*EXERCISE*:
Reproduce word for word the lines between those holding "auto pslot = [&](int" and "tr = r == prs(s) ? pc : nt;", inclusive, and nothing else from the data below.
Start of PROVIDED RECORDS
template <int U, int SU, int NC = 0>
__device__ __forceinline__ void fused_select(const FusedParams& F, int n_, bool sweeps)
{
    const int n = NC > 0 ? NC : n_;
    __shared__ double s_fs;
    const SelParams& P = F.P;
    const int t = threadIdx.x, b = blockIdx.x;
    const int lm = F.lm, ring = 2 * F.defer;
    const int c = lm & 1;
    LPX_FS_BEGIN(!sweeps)
    const DevState cur = F.rec[c];
    DevState* nxt = F.rec + (c ^ 1);
    const int status = cur.status, seq = cur.pad[2], buf = cur.pad[3] & 1;
    const int nbuf = sweeps ? (buf ^ 1) : buf;
    const int nsel = P.nblk;
    if (b == 0 && t == 0) *P.st = cur;
    LPX_FS_W(0);
    if (status != LPX_RUNNING) {
        if (b == 0 && t == 0) { DevState x = cur; x.pad[2] = seq + 1; *nxt = x; }
        return;
    }
    const int R = P.shape ? P.shape[0] : P.R, C = P.shape ? P.shape[1] : P.C;
    const size_t ld = (size_t)P.ld, fld = (size_t)P.R;
    const double* __restrict__ src = buf ? F.T1 : P.T;
    double* __restrict__ prown = F.pring + (size_t)lm * ld;
    double* __restrict__ facn = F.fring + (size_t)lm * fld;
    const double* __restrict__ rhsc = c ? F.rhs1 : P.rhsbuf;
    double* __restrict__ rhsn = c ? P.rhsbuf : F.rhs1;
    const int m = R - 1;
    const int iter = cur.iter, primal_count = cur.primal_count;
    const int q = cur.qn;
    int final_status = LPX_RUNNING, r = -1;
    if (primal_count >= P.max_iter) final_status = LPX_ITER_LIMIT;
    else if (q < 0) final_status = LPX_OPTIMAL;
    double fs = 0.0;
    if (final_status == LPX_RUNNING) {
        const int sn = fp_slot(lm, n, n - 1, ring);
        const int rl = n ? cur.r : -1;
        const double prhs = n ? F.pring[(size_t)sn * ld + (C - 1)] : 0.0;
        double* rat = P.ws + (size_t)b * (size_t)(P.R > P.C ? P.R : P.C);
        for (int i0 = 0; i0 < R; i0 += U * FP_NT) {
            double v[U], h[U], fl[U];
#pragma unroll
            for (int u = 0; u < U; ++u) {
                const int i = min(R - 1, i0 + u * FP_NT + t);
                v[u] = src[(size_t)i * ld + q]; h[u] = rhsc[i];
            }
            LPX_FS_TRIP(i0 / (U * FP_NT));
#pragma unroll SU
            for (int s = 0; s < n; ++s) {
                const int sl = fp_slot(lm, n, s, ring);
                const double* __restrict__ fac = F.fring + (size_t)sl * fld;
                const double pq = F.pring[(size_t)sl * ld + q];
                const int rs = s == n - 1 ? rl : F.rring[sl];
#pragma unroll
                for (int u = 0; u < U; ++u) {
                    const int i = min(R - 1, i0 + u * FP_NT + t);
                    fl[u] = fac[i];
                    const double nv = v[u] - fl[u] * pq;
                    v[u] = i == rs ? pq : nv;
                }
            }
            LPX_FS_W(2);
#pragma unroll
            for (int u = 0; u < U; ++u) {
                const int i = i0 + u * FP_NT + t;
                if (i < R) {
                    const double dn = v[u];
                    const double nm = n == 0 ? h[u] : (i == rl ? prhs : h[u] - fl[u] * prhs);
                    rat[i] = dn > P.eps ? nm / dn : __builtin_inf();
                    if (b == 0) { facn[i] = dn; rhsn[i] = nm; }
                    if (i == m) s_fs = dn;
                }
            }
            LPX_FS(3);
        }
        __syncthreads();
        LPX_FS(3);
        fs = s_fs;
        r = block_hysteresis_segments<FP_NT / 64>(m, P.tol_primal, CompactRatio{rat});
        LPX_FS(4);
        if (r < 0) final_status = LPX_UNBOUNDED;
    }
    if (final_status != LPX_RUNNING) {
        if (b == 0 && t == 0) {
            DevState x = cur;
            x.status = final_status; x.r = -1; x.q = -1; x.qn = -1; x.pad[2] = seq + 1;
            x.pad[3] = fp_rec(nbuf, sweeps ? 0 : n, fp_slot(lm, n, 0, ring));
            *nxt = x;
        }
        return;
    }

    ScanRule rule; rule.forced = 0; rule.eps = P.eps; rule.thresh = P.fthresh; rule.C = C; rule.c0 = 0;
    const int per = (C + nsel - 1) / nsel;
    const int j0 = b * per, j1 = min(C, j0 + per);
    const double* trow = src + (size_t)r * ld;
    const double* orow = src + (size_t)m * ld;
    auto pslot = [&](int s) { return fp_slot(lm, n, s, ring); };
    auto prs = [&](int s) { return s == n - 1 ? cur.r : F.rring[pslot(s)]; };
    auto pfr = [&](int s) { return F.fring[(size_t)pslot(s) * fld + r]; };
    auto pfm = [&](int s) { return F.fring[(size_t)pslot(s) * fld + m]; };
    double piv = trow[q];
    for (int s = 0; s < n; ++s) {
        const double pq = F.pring[(size_t)pslot(s) * ld + q];
        const double nv = piv - pfr(s) * pq;
        piv = r == prs(s) ? pq : nv;
    }
    LPX_FS_W(5);
    MinIdx best; rule_init(rule, best);
#pragma unroll 2
    for (int j = j0 + t; j < j1; j += FP_NT) {
        double tr = trow[j], ov = orow[j];
#pragma unroll SU
        for (int s = 0; s < n; ++s) {
            const double pc = F.pring[(size_t)pslot(s) * ld + j];
            const double nt = tr - pfr(s) * pc;
            tr = r == prs(s) ? pc : nt;
            ov = ov - pfm(s) * pc;
        }
        const double p = tr / piv;
        prown[j] = p;
        const double u = ov - fs * p;
        rule_feed(rule, best, j, u);
    }
    LPX_FS_W(6);
    best = wave_min_idx(best);
    if ((t & 63) == 0) {
        const int slot = b * (FP_NT / 64) + (t >> 6);
        __hip_atomic_store(&P.part_v[slot], best.v, __ATOMIC_RELAXED, __HIP_MEMORY_SCOPE_AGENT);
        __hip_atomic_store(&P.part_i[slot], best.i, __ATOMIC_RELAXED, __HIP_MEMORY_SCOPE_AGENT);
    }
    asm volatile("s_waitcnt vmcnt(0)" ::: "memory");
    __syncthreads();
    if (t < 64) {
        int last = 0;
        if (t == 0) last = (__hip_atomic_fetch_add(&P.part_i[MB_CNT], 1, __ATOMIC_RELAXED, __HIP_MEMORY_SCOPE_AGENT) == nsel - 1) ? 1 : 0;
        last = __builtin_amdgcn_readfirstlane(last);
        if (last) {
            MinIdx x; x.v = __builtin_inf(); x.i = INT_MAX;
            const int npart = nsel * (FP_NT / 64);
            if (t < npart) {
                x.v = __hip_atomic_load(&P.part_v[t], __ATOMIC_RELAXED, __HIP_MEMORY_SCOPE_AGENT);
                x.i = __hip_atomic_load(&P.part_i[t], __ATOMIC_RELAXED, __HIP_MEMORY_SCOPE_AGENT);
            }
            if (t + 64 < npart) {
                MinIdx y;
                y.v = __hip_atomic_load(&P.part_v[t + 64], __ATOMIC_RELAXED, __HIP_MEMORY_SCOPE_AGENT);
                y.i = __hip_atomic_load(&P.part_i[t + 64], __ATOMIC_RELAXED, __HIP_MEMORY_SCOPE_AGENT);
                x = mi_pick(x, y);
            }
            x = wave_min_idx(x);
            if (t == 0) {
                nxt->qn = (x.i == INT_MAX) ? -1 : x.i;
                __hip_atomic_store(&P.part_i[MB_CNT], 0, __ATOMIC_RELAXED, __HIP_MEMORY_SCOPE_AGENT);
            }
        }
    }
    LPX_FS_W(7);
    if (b == 0 && t == 0) {
        P.basis[r] = q;
        if (iter < P.trace_cap) { P.trace[2 * iter] = r; P.trace[2 * iter + 1] = q; }
        F.rring[lm] = r;
        nxt->status = LPX_RUNNING; nxt->iter = iter + 1; nxt->r = r; nxt->q = q;
        nxt->phase = cur.phase; nxt->fdf_count = cur.fdf_count; nxt->dual_iter = cur.dual_iter;
        nxt->primal_count = primal_count + 1; nxt->forced_k = cur.forced_k; nxt->c0n = 0; nxt->qn_valid = 0;
        nxt->pad[0] = cur.pad[0]; nxt->pad[1] = cur.pad[1]; nxt->pad[2] = seq + 1;
        nxt->pad[3] = sweeps ? fp_rec(nbuf, 1, lm) : fp_rec(nbuf, n + 1, fp_slot(lm, n, 0, ring));
    }
    LPX_FS_W(8);
    LPX_FS_END(n);
}

template <bool NT, int D, int ROWS = fp_rows(D)>
__device__ __forceinline__ void fused_sweep(const FusedParams& F, int ncw, int nunits, int mixmod)
{
    const SelParams& P = F.P;
    const int t = threadIdx.x;
    const int lm = F.lm;
    constexpr int ring = 2 * D;
    const DevState& cur = F.rec[lm & 1];
    const int status = cur.status, buf = cur.pad[3] & 1, rnew = cur.r;
    const int nsel = P.nblk;
    const int R = P.shape ? P.shape[0] : P.R;
    const size_t ld = (size_t)P.ld, fld = (size_t)P.R;
    const double* __restrict__ src = buf ? F.T1 : P.T;
    double* __restrict__ dst = buf ? P.T : F.T1;
    const int lane = t & 63;
    const int wave = __builtin_amdgcn_readfirstlane(t >> 6);
    const int unit = ((int)blockIdx.x - nsel) * (FP_NT / 64) + wave;
    if (unit >= nunits) return;
    const int cw = unit % ncw, rb = unit / ncw;
    const int col = cw * 128 + lane * 2;
    if (col >= P.ld) return;
    const int row0 = rb * ROWS;
    if (row0 >= R) return;
    bool hit = false;
#pragma unroll
    for (int s = 0; s < D; ++s) hit |= (unsigned)((s == D - 1 ? rnew : F.rring[fp_slot(lm, D, s, ring)]) - row0) < (unsigned)ROWS;
    if (status != LPX_RUNNING) return;
    const double* sb = src + (size_t)row0 * ld + col;
    double* db = dst + (size_t)row0 * ld + col;
    if (row0 + ROWS <= R && !hit) {
        double2 v[ROWS];
        tile_load<ROWS, NT>(v, sb, ld);
#pragma unroll
        for (int s = 0; s < D; ++s) {
            const int sl = fp_slot(lm, D, s, ring);
            const double2 p = *reinterpret_cast<const double2*>(F.pring + (size_t)sl * ld + col);
            tile_pivot<ROWS>(v, p, F.fring + (size_t)sl * fld + row0, 0);
        }
        tile_store<ROWS, NT, NT ? MIX_SWEEP : MIX_NONE>(db, ld, v, rb, mixmod);
        return;
    }
#pragma unroll 1
    for (int k = 0; k < ROWS; ++k) {
        const int i = row0 + k;
        if (i >= R) break;
        double2 o = upd_load<NT>(sb + (size_t)k * ld);
#pragma unroll 1
        for (int s = 0; s < D; ++s) {
            const int sl = fp_slot(lm, D, s, ring);
            const double2 p = *reinterpret_cast<const double2*>(F.pring + (size_t)sl * ld + col);
            const double f = F.fring[(size_t)sl * fld + i];
            double2 u;
            u.x = o.x - f * p.x;
            u.y = o.y - f * p.y;
            o = i == F.rring[sl] ? p : u;
        }
        upd_store<NT>(db + (size_t)k * ld, o);
    }
}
End of PROVIDED RECORDS
*RESULT*:
    auto pslot = [&](int s) { return fp_slot(lm, n, s, ring); };
    auto prs = [&](int s) { return s == n - 1 ? cur.r : F.rring[pslot(s)]; };
    auto pfr = [&](int s) { return F.fring[(size_t)pslot(s) * fld + r]; };
    auto pfm = [&](int s) { return F.fring[(size_t)pslot(s) * fld + m]; };
    double piv = trow[q];
    for (int s = 0; s < n; ++s) {
        const double pq = F.pring[(size_t)pslot(s) * ld + q];
        const double nv = piv - pfr(s) * pq;
        piv = r == prs(s) ? pq : nv;
    }
    LPX_FS_W(5);
    MinIdx best; rule_init(rule, best);
#pragma unroll 2
    for (int j = j0 + t; j < j1; j += FP_NT) {
        double tr = trow[j], ov = orow[j];
#pragma unroll SU
        for (int s = 0; s < n; ++s) {
            const double pc = F.pring[(size_t)pslot(s) * ld + j];
            const double nt = tr - pfr(s) * pc;
            tr = r == prs(s) ? pc : nt;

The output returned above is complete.